Dataset records START

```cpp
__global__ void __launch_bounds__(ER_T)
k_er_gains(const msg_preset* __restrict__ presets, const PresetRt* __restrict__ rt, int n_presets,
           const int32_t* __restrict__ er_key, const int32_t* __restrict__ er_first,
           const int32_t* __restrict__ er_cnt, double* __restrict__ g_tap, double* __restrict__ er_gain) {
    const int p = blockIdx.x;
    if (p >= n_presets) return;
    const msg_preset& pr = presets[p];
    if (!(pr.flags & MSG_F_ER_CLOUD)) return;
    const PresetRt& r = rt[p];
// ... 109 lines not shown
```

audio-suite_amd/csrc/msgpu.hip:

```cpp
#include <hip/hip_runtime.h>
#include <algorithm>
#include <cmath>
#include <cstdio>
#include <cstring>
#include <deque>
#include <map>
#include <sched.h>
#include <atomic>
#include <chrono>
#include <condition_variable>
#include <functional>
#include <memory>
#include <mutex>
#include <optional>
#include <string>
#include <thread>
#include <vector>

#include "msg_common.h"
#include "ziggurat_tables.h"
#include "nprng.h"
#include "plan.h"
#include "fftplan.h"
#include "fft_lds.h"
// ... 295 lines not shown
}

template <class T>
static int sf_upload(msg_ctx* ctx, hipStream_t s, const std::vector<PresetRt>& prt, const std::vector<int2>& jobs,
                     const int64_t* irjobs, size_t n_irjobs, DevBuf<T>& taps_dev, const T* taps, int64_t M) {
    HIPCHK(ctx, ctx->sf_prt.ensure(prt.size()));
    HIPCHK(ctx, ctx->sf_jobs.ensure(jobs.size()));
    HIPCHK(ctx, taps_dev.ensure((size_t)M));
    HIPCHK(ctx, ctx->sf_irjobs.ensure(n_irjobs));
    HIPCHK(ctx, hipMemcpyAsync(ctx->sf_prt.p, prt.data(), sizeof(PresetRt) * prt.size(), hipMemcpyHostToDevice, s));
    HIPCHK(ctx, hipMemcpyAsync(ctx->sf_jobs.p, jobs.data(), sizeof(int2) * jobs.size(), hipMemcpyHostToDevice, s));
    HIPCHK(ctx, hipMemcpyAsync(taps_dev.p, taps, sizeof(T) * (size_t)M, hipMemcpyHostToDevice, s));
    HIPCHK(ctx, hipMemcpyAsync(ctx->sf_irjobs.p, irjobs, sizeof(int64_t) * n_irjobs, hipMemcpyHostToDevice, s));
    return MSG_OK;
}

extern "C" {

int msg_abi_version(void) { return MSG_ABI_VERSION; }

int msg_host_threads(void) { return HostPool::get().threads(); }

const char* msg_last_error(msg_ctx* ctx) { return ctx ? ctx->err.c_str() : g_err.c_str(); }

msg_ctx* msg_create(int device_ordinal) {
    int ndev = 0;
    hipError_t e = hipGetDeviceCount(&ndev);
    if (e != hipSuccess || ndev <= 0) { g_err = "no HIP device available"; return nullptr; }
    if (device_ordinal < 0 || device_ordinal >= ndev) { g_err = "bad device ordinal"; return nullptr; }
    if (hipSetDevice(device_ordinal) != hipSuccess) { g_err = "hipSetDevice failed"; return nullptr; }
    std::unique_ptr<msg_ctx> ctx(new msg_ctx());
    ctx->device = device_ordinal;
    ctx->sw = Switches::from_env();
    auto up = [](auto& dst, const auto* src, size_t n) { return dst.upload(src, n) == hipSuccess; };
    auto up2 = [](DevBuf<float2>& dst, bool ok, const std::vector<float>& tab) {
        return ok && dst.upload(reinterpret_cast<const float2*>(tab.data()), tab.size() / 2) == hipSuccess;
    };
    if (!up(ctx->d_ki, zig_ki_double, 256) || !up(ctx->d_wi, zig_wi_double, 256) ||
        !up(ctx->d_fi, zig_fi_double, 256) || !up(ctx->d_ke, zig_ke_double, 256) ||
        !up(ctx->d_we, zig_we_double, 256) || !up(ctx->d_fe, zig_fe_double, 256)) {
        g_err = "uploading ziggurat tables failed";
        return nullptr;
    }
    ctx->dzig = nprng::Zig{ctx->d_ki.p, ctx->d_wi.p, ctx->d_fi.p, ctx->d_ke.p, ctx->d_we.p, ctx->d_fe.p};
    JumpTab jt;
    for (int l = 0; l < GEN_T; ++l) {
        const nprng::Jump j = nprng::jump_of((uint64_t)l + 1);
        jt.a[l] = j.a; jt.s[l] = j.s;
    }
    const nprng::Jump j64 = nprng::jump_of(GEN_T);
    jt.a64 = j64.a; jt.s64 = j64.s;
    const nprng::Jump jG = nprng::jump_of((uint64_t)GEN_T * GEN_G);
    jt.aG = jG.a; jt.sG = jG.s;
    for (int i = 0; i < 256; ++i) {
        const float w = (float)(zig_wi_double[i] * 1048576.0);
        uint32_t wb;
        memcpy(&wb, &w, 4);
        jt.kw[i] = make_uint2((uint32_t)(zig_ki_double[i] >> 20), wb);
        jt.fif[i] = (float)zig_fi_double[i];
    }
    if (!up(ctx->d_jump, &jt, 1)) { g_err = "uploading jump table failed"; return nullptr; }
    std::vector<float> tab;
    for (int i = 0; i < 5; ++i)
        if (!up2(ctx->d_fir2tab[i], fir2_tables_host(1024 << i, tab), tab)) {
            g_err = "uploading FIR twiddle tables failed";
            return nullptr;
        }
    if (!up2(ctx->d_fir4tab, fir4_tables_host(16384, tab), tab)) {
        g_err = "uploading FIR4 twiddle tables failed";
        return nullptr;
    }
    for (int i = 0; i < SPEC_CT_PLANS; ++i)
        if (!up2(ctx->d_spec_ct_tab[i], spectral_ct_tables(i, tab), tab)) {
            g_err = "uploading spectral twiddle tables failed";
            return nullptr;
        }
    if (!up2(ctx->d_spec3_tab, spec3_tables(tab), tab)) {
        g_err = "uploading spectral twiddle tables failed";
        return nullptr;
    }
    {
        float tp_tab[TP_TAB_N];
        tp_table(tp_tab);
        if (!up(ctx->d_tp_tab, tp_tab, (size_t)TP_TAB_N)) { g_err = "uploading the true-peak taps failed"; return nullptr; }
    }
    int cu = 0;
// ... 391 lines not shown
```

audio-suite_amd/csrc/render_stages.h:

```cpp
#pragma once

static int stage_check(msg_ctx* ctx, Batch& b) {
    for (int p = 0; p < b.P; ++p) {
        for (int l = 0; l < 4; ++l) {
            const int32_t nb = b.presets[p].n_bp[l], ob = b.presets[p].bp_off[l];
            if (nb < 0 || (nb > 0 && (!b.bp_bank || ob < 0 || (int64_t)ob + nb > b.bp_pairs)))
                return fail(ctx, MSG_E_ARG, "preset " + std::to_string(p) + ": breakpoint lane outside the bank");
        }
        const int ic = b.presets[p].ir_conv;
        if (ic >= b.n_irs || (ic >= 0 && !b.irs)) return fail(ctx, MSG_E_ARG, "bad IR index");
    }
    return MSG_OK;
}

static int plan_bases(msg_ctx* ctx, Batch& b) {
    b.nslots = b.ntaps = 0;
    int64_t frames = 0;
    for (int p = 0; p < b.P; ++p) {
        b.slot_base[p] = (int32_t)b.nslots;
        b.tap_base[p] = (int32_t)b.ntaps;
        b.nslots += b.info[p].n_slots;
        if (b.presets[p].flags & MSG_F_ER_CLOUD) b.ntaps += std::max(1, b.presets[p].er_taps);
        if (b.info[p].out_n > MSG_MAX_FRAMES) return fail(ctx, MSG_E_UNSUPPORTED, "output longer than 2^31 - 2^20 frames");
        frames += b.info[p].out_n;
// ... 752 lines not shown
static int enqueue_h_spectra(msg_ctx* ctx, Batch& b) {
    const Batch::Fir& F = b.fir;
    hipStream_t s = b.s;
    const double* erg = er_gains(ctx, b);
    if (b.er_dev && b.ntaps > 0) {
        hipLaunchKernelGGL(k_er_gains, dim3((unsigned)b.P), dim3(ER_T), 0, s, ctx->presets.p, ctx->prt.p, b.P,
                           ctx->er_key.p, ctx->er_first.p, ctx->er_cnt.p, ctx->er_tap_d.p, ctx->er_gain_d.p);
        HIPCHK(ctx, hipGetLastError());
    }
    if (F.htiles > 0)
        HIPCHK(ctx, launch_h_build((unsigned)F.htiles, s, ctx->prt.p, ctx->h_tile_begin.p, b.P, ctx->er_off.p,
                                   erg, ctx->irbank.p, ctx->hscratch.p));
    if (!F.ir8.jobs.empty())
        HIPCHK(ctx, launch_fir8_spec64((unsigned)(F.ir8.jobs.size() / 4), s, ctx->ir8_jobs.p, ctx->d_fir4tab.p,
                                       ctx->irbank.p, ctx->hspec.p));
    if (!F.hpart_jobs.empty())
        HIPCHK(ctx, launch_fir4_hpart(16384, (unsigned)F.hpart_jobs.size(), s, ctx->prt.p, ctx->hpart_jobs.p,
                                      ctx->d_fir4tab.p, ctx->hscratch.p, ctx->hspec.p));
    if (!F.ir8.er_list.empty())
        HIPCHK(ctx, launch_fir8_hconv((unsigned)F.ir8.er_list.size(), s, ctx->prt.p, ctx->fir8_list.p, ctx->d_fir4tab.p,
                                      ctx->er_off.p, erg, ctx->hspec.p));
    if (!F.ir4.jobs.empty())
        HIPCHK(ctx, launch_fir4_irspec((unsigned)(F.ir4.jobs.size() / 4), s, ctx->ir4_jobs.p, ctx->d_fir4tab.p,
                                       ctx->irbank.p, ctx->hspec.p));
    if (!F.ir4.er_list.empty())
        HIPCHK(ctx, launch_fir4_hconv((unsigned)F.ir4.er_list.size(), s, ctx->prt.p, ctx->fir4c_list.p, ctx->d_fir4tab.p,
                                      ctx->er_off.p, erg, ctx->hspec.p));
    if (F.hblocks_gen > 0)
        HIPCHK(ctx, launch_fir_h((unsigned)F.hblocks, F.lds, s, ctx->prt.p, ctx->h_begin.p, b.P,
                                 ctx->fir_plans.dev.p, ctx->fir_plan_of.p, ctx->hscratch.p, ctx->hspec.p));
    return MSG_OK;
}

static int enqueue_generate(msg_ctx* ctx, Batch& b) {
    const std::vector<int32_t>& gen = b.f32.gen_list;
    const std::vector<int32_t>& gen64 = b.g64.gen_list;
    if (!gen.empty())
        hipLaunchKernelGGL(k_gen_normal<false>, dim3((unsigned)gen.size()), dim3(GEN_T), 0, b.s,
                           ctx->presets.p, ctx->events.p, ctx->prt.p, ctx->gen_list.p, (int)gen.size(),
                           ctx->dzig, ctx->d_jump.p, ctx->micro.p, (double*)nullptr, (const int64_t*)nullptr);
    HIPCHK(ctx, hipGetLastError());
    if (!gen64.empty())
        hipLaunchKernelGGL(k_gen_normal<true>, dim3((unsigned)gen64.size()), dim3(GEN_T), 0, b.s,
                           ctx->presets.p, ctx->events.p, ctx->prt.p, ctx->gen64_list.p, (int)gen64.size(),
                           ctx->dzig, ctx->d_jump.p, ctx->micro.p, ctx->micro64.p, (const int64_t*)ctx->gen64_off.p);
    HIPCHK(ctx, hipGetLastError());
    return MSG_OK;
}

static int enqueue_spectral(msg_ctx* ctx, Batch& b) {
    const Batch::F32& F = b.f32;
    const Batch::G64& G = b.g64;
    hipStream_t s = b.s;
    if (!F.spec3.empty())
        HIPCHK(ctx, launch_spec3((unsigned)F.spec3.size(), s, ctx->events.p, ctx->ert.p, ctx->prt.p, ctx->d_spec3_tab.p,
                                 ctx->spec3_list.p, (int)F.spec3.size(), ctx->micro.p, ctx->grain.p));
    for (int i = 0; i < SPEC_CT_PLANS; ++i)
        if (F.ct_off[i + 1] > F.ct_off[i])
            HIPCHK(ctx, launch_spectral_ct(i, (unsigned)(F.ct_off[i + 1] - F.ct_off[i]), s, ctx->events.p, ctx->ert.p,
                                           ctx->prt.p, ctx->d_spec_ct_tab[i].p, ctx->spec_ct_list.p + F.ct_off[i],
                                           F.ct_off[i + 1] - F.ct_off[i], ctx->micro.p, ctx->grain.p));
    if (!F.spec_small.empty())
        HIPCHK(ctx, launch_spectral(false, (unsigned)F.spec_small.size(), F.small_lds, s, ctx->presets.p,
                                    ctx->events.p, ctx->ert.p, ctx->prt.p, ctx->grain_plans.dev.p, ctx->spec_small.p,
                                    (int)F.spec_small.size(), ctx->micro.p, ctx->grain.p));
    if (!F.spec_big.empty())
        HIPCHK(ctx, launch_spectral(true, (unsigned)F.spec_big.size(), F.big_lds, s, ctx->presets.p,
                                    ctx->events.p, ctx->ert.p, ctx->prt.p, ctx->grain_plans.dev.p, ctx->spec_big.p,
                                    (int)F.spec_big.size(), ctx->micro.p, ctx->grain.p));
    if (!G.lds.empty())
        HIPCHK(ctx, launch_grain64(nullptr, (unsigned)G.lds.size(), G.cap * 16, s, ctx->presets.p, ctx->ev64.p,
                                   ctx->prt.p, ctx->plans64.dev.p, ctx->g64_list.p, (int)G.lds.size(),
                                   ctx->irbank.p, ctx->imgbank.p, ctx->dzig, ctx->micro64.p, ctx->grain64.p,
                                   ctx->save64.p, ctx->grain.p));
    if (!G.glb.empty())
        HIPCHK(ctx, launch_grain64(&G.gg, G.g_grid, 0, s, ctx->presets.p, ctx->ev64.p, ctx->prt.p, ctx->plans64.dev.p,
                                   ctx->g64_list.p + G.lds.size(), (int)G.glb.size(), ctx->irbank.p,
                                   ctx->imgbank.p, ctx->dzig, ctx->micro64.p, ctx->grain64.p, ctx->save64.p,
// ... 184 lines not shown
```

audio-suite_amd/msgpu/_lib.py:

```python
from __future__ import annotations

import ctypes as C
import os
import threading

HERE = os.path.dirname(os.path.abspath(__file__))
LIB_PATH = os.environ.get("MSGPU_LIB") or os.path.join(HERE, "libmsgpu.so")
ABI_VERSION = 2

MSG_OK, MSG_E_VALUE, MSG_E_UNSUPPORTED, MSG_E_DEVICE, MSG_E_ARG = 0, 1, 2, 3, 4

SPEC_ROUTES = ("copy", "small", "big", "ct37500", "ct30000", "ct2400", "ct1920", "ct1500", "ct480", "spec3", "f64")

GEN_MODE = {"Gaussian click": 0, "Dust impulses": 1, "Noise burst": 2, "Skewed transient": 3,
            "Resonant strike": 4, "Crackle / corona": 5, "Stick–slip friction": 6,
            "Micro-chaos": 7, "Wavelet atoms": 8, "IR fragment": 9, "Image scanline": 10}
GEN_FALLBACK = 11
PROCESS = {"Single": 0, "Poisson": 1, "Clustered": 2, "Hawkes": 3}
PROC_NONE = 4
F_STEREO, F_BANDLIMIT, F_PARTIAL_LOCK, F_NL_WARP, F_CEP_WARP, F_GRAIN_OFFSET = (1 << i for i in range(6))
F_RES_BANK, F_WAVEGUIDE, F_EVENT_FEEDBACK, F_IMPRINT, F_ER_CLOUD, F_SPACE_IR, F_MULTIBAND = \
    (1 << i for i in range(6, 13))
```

Dataset records END

• Work order
A single number is the expected reply: the number of lines in the listing that contain the string "htiles".

• Result of the task
2